• **Description of the task**:
Could you return each line below without altering a word?

-------- Supplied material

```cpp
template <bool GEN>
__global__ __launch_bounds__(WG_THREADS) void k_wgrad_pop(const LearnMember* __restrict__ tab,
                                                          int group) {
    extern __shared__ __attribute__((aligned(16))) float smem[];
    const WgradArgs& a = tab[blockIdx.y].wg[group];
    wgrad_tile<GEN>(a, wgrad_job(a, blockIdx.x, gridDim.x), smem);
}
template <int NI, int D, int KH>
__global__ __launch_bounds__(WG_THREADS) void k_wgrad_fact_pop(const LearnMember* __restrict__ tab,
                                                               int group) {
    extern __shared__ __attribute__((aligned(16))) float smem[];
    __shared__ uint4 ftab[256];
    const WgradArgs& a = tab[blockIdx.y].wg[group];
    wgrad_tile_fact<NI, D, KH>(a, wgrad_job(a, blockIdx.x, gridDim.x), smem, ftab);
}

__global__ __launch_bounds__(kBlock) void k_grad_reduce_adam_pop(
    const LearnMember* __restrict__ tab, int which, AdamStep st, double bc1) {
    const LearnMember& m = tab[blockIdx.y];
    st.step_size = (float)(m.lr[which ? 1 : 0] / bc1);
    grad_reduce_body<true, true>(m.red[which], st);
}

__global__ __launch_bounds__(kBlock) void k_pack_img_pop(const LearnMember* __restrict__ tab,
                                                         int set) {
    const PackArgs& a = tab[blockIdx.y].pack[set];
#include "pack_img_body.inc"
}

int learn_member_fill(const nav_td3_member& t, int64_t B, int32_t sc, int32_t sa, LearnMember& e,
                      int (&blocks)[3]) {
    if (B < 1 || sc < 1 || sa < 1 || !t.batch || !t.batch_actor || !t.da) return NAV_EINVAL;
    const int64_t nblk = nav_mlp_row_blocks(B);
    const nav_mlp crit[2] = {t.critics[0], t.critics[1]};
    const nav_mlp tcrit[2] = {t.target_critics[0], t.target_critics[1]};
    if (t.actor.n_hidden != t.critics[0].n_hidden || t.actor.d_in != 2 || t.actor.d_out != 2 ||
        crit[0].d_in != 4 || crit[0].d_out != 1 || crit[1].d_in != 4 || crit[1].d_out != 1)
        return NAV_EINVAL;
    if (t.actor.n_hidden > 1) {
        int rc = wgrad_args(crit, 2, B, t.batch, 8, 0, t.acts, t.dz, t.dq, 1, t.masks,
                            t.hidden_slabs, sc, e.wg[0]);
        if (rc) return rc;
        const float* acts_a[1] = {t.acts_actor};
        const float* dz_a[1] = {t.dz_actor};
        const float* dy_a[1] = {t.da};
        const uint16_t* mk_a[1] = {t.masks_actor};
        float* hs_a[1] = {t.hidden_slabs[0]};
        rc = wgrad_args(&t.actor, 1, B, t.batch_actor, 8, 0, acts_a, dz_a, dy_a, 2, mk_a, hs_a,
                        sa, e.wg[1]);
        if (rc) return rc;
    }
    const float zero[2] = {0.f, 0.f};
    PackSet ps[3];
    int rc = red_args(crit, 2, t.hidden_slabs, sc, t.edge_slabs, nblk, t.grad_critic, t.m_critic,
                      t.v_critic, 0.f, 0.f, 0.f, zero, zero, nullptr, nullptr, nullptr, 0, 0.f,
                      e.red[0], &blocks[0], &ps[0]);
    if (rc) return rc;
    const float* hs_a[1] = {t.hidden_slabs[0]};
    const float* es_a[1] = {t.edge_slabs_actor};
    float* g_a[1] = {t.grad_actor};
    float* m_a[1] = {t.m_actor};
    float* v_a[1] = {t.v_actor};
    rc = red_args(&t.actor, 1, hs_a, sa, es_a, nblk, g_a, m_a, v_a, 0.f, 0.f, 0.f, zero, zero,
                  nullptr, nullptr, nullptr, 0, 0.f, e.red[1], &blocks[1], &ps[1]);
    if (rc) return rc;
    rc = red_args(&t.actor, 1, hs_a, sa, es_a, nblk, g_a, m_a, v_a, 0.f, 0.f, 0.f, zero, zero,
// ... 135 lines not shown
```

----------------

• **Response area**:
```cpp
template <bool GEN>
__global__ __launch_bounds__(WG_THREADS) void k_wgrad_pop(const LearnMember* __restrict__ tab,
                                                          int group) {
    extern __shared__ __attribute__((aligned(16))) float smem[];
    const WgradArgs& a = tab[blockIdx.y].wg[group];
    wgrad_tile<GEN>(a, wgrad_job(a, blockIdx.x, gridDim.x), smem);
}
template <int NI, int D, int KH>
__global__ __launch_bounds__(WG_THREADS) void k_wgrad_fact_pop(const LearnMember* __restrict__ tab,
                                                               int group) {
    extern __shared__ __attribute__((aligned(16))) float smem[];
    __shared__ uint4 ftab[256];
    const WgradArgs& a = tab[blockIdx.y].wg[group];
    wgrad_tile_fact<NI, D, KH>(a, wgrad_job(a, blockIdx.x, gridDim.x), smem, ftab);
}

__global__ __launch_bounds__(kBlock) void k_grad_reduce_adam_pop(
    const LearnMember* __restrict__ tab, int which, AdamStep st, double bc1) {
    const LearnMember& m = tab[blockIdx.y];
    st.step_size = (float)(m.lr[which ? 1 : 0] / bc1);
    grad_reduce_body<true, true>(m.red[which], st);
}

__global__ __launch_bounds__(kBlock) void k_pack_img_pop(const LearnMember* __restrict__ tab,
                                                         int set) {
    const PackArgs& a = tab[blockIdx.y].pack[set];
#include "pack_img_body.inc"
}

int learn_member_fill(const nav_td3_member& t, int64_t B, int32_t sc, int32_t sa, LearnMember& e,
                      int (&blocks)[3]) {
    if (B < 1 || sc < 1 || sa < 1 || !t.batch || !t.batch_actor || !t.da) return NAV_EINVAL;
    const int64_t nblk = nav_mlp_row_blocks(B);
    const nav_mlp crit[2] = {t.critics[0], t.critics[1]};
    const nav_mlp tcrit[2] = {t.target_critics[0], t.target_critics[1]};
    if (t.actor.n_hidden != t.critics[0].n_hidden || t.actor.d_in != 2 || t.actor.d_out != 2 ||
        crit[0].d_in != 4 || crit[0].d_out != 1 || crit[1].d_in != 4 || crit[1].d_out != 1)
        return NAV_EINVAL;
    if (t.actor.n_hidden > 1) {
        int rc = wgrad_args(crit, 2, B, t.batch, 8, 0, t.acts, t.dz, t.dq, 1, t.masks,
                            t.hidden_slabs, sc, e.wg[0]);
        if (rc) return rc;
        const float* acts_a[1] = {t.acts_actor};
        const float* dz_a[1] = {t.dz_actor};
        const float* dy_a[1] = {t.da};
        const uint16_t* mk_a[1] = {t.masks_actor};
        float* hs_a[1] = {t.hidden_slabs[0]};
        rc = wgrad_args(&t.actor, 1, B, t.batch_actor, 8, 0, acts_a, dz_a, dy_a, 2, mk_a, hs_a,
                        sa, e.wg[1]);
        if (rc) return rc;
    }
    const float zero[2] = {0.f, 0.f};
    PackSet ps[3];
    int rc = red_args(crit, 2, t.hidden_slabs, sc, t.edge_slabs, nblk, t.grad_critic, t.m_critic,
                      t.v_critic, 0.f, 0.f, 0.f, zero, zero, nullptr, nullptr, nullptr, 0, 0.f,
                      e.red[0], &blocks[0], &ps[0]);
    if (rc) return rc;
    const float* hs_a[1] = {t.hidden_slabs[0]};
    const float* es_a[1] = {t.edge_slabs_actor};
    float* g_a[1] = {t.grad_actor};
    float* m_a[1] = {t.m_actor};
    float* v_a[1] = {t.v_actor};
    rc = red_args(&t.actor, 1, hs_a, sa, es_a, nblk, g_a, m_a, v_a, 0.f, 0.f, 0.f, zero, zero,
                  nullptr, nullptr, nullptr, 0, 0.f, e.red[1], &blocks[1], &ps[1]);
    if (rc) return rc;
    rc = red_args(&t.actor, 1, hs_a, sa, es_a, nblk, g_a, m_a, v_a, 0.f, 0.f, 0.f, zero, zero,
// ... 135 lines not shown
```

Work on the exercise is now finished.